• **Saved data entries**
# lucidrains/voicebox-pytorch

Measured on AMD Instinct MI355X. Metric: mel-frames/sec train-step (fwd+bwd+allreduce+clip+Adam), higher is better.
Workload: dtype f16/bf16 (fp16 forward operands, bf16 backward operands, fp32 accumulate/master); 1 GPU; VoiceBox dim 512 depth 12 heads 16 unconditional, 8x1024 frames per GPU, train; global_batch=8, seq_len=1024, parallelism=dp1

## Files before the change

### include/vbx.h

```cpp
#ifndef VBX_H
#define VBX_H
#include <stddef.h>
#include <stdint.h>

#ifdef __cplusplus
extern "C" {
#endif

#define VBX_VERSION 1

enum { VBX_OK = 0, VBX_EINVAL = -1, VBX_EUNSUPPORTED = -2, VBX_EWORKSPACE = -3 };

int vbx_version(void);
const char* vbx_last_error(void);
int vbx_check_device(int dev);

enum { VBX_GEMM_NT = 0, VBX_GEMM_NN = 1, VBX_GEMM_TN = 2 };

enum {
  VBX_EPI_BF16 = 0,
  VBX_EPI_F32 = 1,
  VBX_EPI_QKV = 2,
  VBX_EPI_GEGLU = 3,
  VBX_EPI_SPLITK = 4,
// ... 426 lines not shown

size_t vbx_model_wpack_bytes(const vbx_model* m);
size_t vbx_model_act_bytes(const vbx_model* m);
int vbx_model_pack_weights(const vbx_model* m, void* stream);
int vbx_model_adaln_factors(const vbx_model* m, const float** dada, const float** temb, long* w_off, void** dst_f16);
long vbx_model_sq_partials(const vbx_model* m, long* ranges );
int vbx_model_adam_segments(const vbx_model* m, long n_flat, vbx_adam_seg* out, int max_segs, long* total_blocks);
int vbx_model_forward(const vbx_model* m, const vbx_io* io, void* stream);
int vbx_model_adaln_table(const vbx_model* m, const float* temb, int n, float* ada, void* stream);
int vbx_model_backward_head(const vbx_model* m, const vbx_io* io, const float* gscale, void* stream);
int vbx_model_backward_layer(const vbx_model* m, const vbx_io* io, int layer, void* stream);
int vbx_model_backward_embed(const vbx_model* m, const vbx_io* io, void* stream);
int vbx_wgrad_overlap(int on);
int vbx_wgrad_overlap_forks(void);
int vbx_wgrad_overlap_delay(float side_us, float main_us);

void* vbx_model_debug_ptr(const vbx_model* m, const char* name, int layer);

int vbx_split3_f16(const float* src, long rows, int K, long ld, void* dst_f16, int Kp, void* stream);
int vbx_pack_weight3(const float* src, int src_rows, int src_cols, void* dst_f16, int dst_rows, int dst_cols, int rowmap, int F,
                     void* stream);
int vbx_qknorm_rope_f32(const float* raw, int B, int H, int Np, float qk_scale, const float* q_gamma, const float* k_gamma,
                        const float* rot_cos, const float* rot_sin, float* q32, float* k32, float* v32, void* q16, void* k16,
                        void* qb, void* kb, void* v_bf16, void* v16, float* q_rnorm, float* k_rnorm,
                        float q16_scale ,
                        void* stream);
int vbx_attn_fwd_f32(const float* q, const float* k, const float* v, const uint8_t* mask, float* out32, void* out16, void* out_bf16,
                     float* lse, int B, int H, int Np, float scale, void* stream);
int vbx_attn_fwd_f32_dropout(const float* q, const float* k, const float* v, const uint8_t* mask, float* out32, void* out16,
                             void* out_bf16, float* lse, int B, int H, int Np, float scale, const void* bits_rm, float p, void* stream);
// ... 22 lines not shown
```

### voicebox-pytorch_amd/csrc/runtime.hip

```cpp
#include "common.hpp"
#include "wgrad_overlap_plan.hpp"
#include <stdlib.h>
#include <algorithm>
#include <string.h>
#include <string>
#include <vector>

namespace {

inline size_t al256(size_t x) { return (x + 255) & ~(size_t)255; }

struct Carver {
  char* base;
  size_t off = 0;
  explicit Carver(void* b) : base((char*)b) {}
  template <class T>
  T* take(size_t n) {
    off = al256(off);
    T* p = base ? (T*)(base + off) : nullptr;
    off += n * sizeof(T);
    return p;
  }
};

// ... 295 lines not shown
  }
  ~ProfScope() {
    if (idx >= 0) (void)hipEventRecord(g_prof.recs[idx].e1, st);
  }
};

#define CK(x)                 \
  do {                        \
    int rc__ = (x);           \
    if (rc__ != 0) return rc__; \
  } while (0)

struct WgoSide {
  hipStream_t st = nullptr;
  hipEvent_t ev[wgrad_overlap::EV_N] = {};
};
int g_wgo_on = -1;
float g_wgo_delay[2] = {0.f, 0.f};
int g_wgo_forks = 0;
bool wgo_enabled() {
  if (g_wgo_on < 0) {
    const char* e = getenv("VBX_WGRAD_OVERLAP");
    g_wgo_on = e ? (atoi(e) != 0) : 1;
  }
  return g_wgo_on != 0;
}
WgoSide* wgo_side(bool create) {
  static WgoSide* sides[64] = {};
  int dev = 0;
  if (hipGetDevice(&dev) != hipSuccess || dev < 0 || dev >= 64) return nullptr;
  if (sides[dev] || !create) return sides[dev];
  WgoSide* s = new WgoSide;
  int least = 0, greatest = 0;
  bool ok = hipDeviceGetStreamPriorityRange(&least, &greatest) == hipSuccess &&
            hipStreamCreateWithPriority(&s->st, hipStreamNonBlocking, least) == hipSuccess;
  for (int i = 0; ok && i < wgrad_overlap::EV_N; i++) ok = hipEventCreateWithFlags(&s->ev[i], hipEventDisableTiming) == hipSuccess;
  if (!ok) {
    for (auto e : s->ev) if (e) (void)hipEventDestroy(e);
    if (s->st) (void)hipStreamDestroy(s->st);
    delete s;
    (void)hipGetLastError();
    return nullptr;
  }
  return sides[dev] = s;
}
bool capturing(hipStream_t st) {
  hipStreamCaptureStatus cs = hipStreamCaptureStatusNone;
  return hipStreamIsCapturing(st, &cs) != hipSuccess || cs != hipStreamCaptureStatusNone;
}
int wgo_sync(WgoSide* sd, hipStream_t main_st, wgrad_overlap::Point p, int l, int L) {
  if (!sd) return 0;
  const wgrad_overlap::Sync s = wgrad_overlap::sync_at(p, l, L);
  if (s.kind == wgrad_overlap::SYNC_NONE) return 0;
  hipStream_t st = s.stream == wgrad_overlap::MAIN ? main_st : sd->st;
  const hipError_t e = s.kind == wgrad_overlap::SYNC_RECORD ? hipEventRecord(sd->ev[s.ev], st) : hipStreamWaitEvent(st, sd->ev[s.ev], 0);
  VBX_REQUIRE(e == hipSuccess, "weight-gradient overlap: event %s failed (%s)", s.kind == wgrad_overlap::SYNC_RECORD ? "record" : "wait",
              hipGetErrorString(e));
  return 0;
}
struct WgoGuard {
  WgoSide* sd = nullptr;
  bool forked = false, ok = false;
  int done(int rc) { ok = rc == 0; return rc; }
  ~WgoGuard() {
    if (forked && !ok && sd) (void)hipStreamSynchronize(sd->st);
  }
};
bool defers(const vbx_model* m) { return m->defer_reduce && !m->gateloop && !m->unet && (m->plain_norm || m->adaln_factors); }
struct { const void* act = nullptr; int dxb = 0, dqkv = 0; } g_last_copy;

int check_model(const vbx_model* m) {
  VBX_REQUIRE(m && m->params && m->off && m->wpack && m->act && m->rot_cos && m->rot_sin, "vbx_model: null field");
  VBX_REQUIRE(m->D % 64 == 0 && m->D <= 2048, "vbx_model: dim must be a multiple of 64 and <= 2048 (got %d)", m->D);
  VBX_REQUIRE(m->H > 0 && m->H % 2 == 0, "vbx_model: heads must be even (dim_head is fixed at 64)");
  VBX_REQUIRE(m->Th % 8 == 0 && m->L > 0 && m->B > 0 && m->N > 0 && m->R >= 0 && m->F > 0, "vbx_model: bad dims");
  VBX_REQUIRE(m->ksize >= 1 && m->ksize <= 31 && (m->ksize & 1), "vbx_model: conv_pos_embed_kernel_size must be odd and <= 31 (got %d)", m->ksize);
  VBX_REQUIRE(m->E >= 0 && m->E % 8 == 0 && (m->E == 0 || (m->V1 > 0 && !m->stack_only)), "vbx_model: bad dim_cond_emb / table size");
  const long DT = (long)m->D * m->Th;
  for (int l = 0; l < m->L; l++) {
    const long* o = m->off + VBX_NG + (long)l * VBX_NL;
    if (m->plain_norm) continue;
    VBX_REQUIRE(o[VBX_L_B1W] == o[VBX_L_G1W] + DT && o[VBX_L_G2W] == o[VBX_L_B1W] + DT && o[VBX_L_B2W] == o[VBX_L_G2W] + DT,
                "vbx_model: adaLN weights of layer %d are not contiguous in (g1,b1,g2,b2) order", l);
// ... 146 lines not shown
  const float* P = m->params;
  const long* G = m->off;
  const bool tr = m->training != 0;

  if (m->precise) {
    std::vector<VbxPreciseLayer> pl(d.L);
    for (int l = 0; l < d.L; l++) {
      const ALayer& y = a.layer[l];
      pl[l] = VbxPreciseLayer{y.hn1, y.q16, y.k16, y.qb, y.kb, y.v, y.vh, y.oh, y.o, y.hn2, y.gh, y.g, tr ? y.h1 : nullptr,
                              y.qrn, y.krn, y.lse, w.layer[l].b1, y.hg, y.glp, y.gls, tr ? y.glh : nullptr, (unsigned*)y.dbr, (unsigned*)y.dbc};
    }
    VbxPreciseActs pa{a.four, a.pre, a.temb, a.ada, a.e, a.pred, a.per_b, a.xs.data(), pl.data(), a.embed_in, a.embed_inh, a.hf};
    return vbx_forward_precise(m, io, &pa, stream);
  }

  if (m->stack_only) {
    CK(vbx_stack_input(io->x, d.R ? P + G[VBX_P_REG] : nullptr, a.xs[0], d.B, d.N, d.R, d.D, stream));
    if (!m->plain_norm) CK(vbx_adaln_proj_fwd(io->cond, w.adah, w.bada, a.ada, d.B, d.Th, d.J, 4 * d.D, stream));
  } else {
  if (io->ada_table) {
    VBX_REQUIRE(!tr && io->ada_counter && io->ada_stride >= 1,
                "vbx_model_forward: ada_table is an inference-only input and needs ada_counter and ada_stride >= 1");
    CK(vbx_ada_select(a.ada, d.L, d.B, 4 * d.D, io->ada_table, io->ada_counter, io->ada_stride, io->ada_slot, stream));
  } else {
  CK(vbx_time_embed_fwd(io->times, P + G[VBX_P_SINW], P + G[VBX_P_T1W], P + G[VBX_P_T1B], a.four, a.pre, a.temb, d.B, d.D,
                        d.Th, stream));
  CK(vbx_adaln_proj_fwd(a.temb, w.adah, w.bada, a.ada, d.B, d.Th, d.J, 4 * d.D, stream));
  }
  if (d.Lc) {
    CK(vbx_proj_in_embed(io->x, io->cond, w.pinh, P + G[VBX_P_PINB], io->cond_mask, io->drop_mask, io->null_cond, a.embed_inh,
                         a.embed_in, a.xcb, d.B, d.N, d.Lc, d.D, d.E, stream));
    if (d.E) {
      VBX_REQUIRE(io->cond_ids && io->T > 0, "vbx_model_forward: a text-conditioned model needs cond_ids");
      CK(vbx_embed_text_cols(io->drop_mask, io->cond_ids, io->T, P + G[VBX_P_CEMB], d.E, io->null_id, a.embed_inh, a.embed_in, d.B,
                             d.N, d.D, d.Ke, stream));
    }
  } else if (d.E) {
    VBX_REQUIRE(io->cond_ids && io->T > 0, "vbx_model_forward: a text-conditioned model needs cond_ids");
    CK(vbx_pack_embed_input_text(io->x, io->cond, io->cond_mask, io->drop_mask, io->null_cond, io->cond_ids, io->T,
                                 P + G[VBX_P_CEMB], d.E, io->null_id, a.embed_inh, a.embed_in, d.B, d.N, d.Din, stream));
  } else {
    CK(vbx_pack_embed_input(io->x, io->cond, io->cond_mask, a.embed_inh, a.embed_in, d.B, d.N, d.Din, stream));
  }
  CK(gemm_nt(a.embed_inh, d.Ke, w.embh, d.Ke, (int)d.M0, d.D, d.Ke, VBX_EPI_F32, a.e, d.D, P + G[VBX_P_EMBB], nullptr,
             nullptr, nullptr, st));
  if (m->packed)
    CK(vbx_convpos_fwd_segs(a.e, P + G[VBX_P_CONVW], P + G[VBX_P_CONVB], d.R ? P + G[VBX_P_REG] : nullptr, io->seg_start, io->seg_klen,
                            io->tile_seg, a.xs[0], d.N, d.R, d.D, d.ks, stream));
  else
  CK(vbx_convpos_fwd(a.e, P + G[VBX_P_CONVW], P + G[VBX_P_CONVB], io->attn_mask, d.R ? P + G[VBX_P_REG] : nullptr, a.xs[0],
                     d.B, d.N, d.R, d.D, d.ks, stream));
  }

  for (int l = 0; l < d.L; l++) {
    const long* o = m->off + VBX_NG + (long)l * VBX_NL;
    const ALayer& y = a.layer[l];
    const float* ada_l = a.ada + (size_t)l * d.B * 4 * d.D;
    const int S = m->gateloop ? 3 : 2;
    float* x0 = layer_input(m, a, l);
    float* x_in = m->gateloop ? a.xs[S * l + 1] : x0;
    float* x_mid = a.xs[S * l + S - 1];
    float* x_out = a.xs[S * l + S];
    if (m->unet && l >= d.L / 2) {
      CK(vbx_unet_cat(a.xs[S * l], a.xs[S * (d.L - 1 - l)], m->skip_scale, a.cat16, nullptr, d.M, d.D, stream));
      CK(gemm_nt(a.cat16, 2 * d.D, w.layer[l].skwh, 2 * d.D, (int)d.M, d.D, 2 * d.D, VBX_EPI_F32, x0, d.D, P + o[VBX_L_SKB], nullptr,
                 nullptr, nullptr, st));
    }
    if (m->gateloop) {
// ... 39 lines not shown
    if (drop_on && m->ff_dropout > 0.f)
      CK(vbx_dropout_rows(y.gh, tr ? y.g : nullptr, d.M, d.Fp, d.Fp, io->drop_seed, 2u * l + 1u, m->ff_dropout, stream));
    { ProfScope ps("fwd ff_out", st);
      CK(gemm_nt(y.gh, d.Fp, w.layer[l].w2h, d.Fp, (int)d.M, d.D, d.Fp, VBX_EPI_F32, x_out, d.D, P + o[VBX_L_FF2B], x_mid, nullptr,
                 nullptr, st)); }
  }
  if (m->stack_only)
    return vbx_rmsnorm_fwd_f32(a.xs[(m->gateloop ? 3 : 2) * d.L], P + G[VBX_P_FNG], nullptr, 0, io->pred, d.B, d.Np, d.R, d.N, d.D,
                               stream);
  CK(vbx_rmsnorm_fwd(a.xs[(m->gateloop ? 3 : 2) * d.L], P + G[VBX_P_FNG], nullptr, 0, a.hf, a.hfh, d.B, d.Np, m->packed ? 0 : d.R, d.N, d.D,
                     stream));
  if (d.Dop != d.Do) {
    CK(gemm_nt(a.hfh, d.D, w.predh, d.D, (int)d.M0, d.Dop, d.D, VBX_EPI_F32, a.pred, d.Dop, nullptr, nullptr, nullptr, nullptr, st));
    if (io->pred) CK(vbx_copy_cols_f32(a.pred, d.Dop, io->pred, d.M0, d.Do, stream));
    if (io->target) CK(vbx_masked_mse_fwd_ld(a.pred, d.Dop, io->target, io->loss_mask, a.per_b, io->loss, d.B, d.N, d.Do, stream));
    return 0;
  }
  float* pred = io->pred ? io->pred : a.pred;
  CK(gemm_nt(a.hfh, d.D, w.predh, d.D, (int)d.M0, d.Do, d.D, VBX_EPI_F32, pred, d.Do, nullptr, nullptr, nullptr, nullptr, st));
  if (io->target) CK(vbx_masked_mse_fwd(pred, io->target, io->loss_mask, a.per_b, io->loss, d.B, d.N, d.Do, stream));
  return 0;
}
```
==
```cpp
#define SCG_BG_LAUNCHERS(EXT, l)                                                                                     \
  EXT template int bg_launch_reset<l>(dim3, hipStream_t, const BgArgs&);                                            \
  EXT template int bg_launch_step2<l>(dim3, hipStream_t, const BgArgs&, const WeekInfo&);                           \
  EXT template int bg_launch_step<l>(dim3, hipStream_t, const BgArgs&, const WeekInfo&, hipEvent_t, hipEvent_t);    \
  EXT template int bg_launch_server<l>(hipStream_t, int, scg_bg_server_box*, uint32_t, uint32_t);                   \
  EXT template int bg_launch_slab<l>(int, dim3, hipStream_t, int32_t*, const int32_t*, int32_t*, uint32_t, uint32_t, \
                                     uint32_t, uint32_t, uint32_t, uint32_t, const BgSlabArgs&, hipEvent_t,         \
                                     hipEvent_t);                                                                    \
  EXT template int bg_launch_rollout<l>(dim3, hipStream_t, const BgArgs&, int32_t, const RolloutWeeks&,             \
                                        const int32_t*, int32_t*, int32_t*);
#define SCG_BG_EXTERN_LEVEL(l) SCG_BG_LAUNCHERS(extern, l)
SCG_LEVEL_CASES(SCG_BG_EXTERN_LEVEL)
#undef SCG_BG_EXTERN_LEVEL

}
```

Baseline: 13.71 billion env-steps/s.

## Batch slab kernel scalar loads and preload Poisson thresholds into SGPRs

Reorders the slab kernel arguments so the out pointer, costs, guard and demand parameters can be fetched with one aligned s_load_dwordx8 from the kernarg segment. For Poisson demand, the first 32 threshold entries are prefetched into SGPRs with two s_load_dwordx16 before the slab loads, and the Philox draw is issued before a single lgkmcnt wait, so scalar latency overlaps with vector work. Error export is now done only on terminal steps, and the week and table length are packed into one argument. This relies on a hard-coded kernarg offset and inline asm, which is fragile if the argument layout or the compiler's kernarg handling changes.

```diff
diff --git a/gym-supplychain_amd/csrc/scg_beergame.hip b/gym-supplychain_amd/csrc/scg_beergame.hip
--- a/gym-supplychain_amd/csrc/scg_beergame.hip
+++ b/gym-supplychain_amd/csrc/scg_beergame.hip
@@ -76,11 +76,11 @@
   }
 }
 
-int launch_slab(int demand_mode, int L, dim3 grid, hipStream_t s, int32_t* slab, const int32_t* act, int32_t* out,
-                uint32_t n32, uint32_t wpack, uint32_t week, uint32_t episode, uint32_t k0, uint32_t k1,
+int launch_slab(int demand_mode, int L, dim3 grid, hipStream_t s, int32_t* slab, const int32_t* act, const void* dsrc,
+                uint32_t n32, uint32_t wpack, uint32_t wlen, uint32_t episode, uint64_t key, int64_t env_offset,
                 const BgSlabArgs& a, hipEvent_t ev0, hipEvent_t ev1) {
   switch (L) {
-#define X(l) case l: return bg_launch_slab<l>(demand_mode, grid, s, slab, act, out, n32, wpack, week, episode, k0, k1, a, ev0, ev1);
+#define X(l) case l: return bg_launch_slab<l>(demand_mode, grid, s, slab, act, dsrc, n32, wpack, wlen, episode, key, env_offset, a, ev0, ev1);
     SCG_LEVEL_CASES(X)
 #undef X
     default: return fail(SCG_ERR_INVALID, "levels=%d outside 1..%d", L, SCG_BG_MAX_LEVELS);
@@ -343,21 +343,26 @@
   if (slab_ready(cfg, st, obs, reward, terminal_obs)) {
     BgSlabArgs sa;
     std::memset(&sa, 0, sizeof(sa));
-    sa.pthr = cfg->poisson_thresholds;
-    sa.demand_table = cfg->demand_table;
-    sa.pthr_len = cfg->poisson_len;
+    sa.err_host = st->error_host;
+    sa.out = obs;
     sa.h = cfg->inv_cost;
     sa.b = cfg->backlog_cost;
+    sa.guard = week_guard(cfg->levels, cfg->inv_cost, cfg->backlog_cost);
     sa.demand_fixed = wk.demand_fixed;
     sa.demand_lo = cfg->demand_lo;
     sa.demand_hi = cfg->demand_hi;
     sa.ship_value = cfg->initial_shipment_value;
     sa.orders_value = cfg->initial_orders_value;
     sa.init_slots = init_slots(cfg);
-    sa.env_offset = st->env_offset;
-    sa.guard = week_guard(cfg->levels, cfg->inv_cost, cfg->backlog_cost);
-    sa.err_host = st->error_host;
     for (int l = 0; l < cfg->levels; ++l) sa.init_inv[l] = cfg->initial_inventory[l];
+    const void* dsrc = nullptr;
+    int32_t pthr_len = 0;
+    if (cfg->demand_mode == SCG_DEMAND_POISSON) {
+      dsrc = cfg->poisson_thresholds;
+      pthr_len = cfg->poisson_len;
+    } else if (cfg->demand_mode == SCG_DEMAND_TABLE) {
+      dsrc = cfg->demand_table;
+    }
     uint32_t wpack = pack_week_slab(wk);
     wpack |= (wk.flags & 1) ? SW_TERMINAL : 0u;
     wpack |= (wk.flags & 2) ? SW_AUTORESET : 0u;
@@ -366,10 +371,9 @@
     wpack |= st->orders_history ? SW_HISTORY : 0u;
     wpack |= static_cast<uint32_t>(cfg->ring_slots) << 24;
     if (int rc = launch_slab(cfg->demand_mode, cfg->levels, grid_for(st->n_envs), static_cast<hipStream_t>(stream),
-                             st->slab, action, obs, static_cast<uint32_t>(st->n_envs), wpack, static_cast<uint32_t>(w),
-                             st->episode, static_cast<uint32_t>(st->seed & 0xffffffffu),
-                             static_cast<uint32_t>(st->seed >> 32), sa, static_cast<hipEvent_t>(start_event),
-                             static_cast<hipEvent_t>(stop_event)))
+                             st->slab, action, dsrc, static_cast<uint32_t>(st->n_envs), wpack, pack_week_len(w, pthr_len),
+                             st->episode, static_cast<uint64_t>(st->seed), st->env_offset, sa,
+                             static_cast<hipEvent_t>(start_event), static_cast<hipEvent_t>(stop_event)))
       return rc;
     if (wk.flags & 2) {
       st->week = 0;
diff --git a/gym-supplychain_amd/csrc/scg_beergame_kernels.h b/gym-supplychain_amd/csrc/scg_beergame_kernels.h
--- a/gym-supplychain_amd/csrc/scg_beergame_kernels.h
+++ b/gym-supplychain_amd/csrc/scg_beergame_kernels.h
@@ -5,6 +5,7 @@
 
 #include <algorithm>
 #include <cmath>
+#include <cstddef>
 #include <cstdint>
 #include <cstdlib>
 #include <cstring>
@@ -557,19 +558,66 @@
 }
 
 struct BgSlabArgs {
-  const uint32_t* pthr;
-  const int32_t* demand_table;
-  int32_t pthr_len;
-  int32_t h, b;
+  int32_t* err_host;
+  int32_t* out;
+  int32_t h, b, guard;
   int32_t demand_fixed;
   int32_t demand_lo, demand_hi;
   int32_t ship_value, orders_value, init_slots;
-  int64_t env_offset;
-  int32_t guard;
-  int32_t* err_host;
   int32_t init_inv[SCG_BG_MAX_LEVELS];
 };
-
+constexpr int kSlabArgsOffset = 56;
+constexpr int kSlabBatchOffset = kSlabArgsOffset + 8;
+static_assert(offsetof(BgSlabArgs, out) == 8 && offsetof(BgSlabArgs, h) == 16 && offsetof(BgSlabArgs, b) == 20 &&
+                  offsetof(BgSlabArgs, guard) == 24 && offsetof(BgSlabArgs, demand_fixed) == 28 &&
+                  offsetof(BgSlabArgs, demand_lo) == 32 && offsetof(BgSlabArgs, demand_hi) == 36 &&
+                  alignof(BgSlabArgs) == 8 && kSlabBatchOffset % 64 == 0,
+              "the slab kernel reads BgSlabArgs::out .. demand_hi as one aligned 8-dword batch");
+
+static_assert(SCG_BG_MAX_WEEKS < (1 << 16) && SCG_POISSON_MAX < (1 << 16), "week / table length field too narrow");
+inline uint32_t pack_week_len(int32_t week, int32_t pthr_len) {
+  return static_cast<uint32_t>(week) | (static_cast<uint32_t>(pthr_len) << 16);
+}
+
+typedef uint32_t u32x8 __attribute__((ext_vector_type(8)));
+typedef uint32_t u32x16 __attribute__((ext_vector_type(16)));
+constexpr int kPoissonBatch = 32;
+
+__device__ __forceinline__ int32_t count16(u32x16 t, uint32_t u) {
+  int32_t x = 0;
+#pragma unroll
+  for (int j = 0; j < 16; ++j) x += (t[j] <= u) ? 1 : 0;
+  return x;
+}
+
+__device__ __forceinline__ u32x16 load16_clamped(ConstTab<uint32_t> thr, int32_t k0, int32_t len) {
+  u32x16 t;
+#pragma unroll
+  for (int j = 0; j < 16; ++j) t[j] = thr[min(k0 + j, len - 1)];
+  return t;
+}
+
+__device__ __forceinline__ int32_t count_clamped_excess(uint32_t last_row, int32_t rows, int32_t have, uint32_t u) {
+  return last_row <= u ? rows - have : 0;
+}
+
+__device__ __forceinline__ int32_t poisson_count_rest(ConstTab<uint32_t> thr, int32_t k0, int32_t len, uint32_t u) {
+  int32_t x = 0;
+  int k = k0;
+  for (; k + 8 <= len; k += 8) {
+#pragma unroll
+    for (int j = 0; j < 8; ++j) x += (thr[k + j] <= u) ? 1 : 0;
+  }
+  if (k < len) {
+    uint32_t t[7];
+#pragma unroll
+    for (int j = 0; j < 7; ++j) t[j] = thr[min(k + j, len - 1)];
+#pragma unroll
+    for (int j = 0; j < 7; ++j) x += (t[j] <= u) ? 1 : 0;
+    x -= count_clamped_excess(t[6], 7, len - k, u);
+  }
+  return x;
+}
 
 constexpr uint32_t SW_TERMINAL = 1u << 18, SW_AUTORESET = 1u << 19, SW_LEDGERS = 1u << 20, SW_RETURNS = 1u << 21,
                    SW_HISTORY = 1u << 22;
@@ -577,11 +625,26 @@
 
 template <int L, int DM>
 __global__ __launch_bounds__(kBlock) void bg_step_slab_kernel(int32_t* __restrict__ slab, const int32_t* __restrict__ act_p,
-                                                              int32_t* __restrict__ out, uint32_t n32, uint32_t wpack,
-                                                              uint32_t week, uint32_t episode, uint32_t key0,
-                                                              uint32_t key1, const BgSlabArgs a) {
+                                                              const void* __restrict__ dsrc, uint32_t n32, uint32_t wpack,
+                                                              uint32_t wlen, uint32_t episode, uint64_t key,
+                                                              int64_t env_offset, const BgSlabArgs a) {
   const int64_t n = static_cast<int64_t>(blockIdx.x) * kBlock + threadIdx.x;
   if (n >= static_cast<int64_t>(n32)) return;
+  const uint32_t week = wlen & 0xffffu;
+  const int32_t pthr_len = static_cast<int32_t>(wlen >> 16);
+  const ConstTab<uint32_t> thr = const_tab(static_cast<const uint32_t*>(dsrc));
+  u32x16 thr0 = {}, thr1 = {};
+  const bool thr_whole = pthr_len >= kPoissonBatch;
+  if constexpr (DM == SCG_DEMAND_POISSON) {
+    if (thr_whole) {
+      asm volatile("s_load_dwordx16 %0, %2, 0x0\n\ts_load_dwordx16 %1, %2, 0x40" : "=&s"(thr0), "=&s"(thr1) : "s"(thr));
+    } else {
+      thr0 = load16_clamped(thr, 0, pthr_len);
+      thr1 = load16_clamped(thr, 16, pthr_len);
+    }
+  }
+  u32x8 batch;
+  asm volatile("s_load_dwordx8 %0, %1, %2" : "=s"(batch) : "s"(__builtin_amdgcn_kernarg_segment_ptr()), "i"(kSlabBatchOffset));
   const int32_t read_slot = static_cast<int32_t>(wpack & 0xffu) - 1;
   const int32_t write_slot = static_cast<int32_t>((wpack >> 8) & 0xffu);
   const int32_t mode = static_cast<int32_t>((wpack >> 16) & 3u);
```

• **To do**
Your answer should consist solely of the lines above from the line with "# lucidrains/voicebox-pytorch" to the line with "Measured on AMD", both included, reproduced exactly.

• **Problem solution**
# lucidrains/voicebox-pytorch

Measured on AMD Instinct MI355X. Metric: mel-frames/sec train-step (fwd+bwd+allreduce+clip+Adam), higher is better.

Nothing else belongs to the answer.